Task to carry out —
Scan the entries for the string "shown" and give the number of lines that have it, nothing further.

[Stored items]

Segment Open

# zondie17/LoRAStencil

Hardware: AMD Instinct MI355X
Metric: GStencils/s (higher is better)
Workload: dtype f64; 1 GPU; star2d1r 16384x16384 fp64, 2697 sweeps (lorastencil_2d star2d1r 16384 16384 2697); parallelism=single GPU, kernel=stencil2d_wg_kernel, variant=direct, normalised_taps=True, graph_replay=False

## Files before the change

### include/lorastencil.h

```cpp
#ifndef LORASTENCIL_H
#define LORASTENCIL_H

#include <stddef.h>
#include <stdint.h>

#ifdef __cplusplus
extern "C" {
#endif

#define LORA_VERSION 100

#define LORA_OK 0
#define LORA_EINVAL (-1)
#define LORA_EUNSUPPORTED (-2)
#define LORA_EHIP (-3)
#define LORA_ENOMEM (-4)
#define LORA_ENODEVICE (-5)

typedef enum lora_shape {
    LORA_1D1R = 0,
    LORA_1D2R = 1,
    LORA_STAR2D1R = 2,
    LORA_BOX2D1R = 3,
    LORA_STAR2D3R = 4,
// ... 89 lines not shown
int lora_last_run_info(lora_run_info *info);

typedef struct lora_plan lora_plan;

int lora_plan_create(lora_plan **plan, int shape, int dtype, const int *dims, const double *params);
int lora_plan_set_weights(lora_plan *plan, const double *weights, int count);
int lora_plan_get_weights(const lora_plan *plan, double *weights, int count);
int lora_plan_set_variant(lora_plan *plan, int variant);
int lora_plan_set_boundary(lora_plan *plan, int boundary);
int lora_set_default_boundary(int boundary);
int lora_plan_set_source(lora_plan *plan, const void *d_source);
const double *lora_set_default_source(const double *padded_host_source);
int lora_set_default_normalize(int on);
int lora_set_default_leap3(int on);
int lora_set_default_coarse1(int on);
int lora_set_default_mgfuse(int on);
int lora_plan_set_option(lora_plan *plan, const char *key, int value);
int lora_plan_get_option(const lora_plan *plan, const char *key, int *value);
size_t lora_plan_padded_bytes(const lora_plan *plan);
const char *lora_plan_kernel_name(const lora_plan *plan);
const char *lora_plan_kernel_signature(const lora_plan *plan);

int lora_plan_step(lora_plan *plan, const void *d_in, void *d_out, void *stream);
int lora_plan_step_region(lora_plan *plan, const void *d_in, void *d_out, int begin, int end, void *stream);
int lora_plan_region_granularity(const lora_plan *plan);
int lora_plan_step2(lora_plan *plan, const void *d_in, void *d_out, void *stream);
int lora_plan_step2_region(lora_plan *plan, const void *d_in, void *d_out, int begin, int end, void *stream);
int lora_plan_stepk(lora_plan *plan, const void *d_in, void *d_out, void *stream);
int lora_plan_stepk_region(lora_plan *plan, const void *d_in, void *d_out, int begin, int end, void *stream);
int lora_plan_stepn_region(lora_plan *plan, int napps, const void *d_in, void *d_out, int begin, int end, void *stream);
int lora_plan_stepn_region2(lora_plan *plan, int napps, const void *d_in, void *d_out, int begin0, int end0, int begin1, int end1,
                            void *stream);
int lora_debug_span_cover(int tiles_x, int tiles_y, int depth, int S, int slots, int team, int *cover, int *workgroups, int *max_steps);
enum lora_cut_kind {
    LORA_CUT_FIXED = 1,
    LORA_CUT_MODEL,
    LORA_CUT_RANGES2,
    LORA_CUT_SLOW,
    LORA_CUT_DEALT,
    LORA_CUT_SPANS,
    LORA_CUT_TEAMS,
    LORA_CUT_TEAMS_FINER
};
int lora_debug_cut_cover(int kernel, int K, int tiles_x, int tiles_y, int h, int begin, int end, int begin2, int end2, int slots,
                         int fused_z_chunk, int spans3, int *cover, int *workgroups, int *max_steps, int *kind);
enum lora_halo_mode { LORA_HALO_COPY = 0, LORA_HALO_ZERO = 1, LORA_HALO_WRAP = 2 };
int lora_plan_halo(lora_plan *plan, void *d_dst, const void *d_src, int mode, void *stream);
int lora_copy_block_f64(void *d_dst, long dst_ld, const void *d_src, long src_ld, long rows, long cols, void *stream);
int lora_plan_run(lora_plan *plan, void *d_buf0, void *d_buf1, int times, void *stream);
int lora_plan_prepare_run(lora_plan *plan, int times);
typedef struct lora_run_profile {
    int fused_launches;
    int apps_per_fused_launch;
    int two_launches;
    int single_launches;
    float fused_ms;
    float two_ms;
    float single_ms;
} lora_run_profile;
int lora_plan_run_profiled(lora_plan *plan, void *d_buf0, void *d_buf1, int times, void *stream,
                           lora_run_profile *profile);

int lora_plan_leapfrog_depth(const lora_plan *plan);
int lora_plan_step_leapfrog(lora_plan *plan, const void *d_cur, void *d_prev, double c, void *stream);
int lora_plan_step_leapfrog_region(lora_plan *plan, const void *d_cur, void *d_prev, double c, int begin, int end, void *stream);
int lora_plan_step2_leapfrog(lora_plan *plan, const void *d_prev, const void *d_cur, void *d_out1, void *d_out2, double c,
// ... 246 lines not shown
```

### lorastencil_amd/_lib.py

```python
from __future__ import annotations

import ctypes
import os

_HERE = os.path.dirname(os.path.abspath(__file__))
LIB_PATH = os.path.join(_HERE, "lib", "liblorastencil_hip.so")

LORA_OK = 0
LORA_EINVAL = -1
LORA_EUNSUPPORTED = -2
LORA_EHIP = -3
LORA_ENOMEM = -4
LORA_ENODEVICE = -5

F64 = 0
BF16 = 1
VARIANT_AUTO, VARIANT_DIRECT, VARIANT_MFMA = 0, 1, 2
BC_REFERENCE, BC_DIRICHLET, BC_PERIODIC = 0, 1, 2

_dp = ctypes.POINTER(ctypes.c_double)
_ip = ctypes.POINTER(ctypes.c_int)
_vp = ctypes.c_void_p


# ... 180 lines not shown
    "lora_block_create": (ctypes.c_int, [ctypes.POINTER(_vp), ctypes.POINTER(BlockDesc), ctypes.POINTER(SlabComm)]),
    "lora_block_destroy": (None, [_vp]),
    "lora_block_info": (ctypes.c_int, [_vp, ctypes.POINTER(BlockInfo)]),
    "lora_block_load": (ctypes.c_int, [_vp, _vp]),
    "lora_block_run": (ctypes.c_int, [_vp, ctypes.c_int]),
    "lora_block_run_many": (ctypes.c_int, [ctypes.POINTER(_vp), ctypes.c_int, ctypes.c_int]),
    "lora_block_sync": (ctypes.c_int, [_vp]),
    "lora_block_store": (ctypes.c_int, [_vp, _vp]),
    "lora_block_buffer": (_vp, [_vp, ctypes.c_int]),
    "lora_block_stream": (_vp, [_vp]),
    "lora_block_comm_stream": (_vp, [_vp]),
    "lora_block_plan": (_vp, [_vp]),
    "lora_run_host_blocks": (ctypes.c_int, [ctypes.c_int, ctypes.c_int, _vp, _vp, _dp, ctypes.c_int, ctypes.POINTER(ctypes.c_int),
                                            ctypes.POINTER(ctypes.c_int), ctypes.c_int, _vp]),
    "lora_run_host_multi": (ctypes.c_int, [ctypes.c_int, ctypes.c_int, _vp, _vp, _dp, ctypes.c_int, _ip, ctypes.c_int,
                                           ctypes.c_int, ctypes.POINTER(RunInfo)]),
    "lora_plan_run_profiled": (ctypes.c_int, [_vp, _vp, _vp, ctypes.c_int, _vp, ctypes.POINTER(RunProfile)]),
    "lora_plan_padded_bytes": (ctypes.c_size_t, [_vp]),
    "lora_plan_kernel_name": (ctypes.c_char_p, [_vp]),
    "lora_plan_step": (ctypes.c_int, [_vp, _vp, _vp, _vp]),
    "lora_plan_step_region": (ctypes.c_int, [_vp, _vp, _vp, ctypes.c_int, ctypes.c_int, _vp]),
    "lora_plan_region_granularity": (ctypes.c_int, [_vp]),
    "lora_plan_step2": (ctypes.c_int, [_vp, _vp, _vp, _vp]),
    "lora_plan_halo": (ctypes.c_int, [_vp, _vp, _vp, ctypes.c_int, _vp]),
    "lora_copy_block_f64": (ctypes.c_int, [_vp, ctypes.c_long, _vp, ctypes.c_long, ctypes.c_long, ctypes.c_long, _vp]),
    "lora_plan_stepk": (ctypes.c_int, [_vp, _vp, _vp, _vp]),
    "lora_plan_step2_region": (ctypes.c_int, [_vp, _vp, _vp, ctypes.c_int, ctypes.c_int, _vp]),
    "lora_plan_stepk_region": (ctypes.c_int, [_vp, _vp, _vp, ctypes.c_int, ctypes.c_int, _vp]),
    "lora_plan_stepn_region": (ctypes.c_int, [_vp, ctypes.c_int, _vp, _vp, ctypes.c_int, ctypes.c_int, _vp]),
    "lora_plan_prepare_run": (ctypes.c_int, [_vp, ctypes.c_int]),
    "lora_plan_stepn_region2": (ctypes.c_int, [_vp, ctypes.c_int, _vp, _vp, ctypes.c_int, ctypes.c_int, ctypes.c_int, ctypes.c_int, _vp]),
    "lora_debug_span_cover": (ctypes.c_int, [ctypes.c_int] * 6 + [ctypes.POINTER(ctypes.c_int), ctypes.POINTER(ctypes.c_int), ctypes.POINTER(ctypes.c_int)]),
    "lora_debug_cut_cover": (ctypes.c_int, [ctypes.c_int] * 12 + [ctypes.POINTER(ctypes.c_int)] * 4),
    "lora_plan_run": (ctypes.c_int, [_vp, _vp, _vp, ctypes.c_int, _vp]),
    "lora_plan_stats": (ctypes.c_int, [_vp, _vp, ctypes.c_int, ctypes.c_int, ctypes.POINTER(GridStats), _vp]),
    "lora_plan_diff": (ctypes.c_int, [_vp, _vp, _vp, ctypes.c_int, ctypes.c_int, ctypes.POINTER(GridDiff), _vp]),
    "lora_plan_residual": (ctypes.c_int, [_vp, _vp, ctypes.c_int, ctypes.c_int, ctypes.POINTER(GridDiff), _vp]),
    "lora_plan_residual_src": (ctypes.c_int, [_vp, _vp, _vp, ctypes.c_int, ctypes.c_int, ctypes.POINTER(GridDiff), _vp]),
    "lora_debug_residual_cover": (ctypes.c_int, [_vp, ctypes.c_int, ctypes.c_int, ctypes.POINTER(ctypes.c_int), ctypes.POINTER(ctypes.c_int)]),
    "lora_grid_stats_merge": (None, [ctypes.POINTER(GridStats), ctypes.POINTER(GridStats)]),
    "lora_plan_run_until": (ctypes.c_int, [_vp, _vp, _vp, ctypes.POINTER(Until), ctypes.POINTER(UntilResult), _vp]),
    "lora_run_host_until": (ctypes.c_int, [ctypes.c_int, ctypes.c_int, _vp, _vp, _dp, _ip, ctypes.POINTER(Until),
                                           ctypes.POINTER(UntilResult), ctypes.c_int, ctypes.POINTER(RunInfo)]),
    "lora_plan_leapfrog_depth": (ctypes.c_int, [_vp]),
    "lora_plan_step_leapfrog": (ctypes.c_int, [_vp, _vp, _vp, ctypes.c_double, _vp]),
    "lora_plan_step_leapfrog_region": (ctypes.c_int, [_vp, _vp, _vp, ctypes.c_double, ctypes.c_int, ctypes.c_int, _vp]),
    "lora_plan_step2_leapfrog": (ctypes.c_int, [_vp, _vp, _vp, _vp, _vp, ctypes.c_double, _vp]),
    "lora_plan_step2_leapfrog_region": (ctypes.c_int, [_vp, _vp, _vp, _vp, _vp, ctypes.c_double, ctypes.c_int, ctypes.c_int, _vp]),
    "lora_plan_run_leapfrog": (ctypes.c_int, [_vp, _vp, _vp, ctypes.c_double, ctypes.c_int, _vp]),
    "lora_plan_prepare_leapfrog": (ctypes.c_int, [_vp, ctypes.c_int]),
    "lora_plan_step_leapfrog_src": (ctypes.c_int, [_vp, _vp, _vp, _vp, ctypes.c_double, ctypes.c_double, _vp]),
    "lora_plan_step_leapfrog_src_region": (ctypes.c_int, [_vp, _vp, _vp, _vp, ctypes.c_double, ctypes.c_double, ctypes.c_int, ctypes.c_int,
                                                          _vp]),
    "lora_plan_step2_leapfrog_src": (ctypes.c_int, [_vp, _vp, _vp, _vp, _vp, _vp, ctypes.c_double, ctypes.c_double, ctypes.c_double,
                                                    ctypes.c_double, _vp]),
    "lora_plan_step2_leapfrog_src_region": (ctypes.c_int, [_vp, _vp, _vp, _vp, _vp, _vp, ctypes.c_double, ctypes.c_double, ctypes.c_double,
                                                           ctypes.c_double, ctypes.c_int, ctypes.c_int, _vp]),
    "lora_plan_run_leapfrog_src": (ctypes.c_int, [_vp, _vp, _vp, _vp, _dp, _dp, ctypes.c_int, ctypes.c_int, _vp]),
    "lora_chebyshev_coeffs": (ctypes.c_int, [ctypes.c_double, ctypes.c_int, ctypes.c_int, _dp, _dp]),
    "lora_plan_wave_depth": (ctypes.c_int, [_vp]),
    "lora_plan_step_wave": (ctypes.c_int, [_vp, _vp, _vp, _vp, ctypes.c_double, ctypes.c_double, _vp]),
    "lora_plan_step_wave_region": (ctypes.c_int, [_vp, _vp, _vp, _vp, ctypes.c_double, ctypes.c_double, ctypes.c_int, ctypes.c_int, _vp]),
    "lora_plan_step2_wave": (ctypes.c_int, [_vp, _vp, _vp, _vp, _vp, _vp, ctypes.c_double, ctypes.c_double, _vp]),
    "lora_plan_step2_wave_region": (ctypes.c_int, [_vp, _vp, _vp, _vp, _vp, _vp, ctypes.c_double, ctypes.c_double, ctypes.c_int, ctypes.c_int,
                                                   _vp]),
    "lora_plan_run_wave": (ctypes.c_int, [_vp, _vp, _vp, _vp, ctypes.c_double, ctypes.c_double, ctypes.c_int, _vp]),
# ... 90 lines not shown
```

Segment Closed

Written response —
4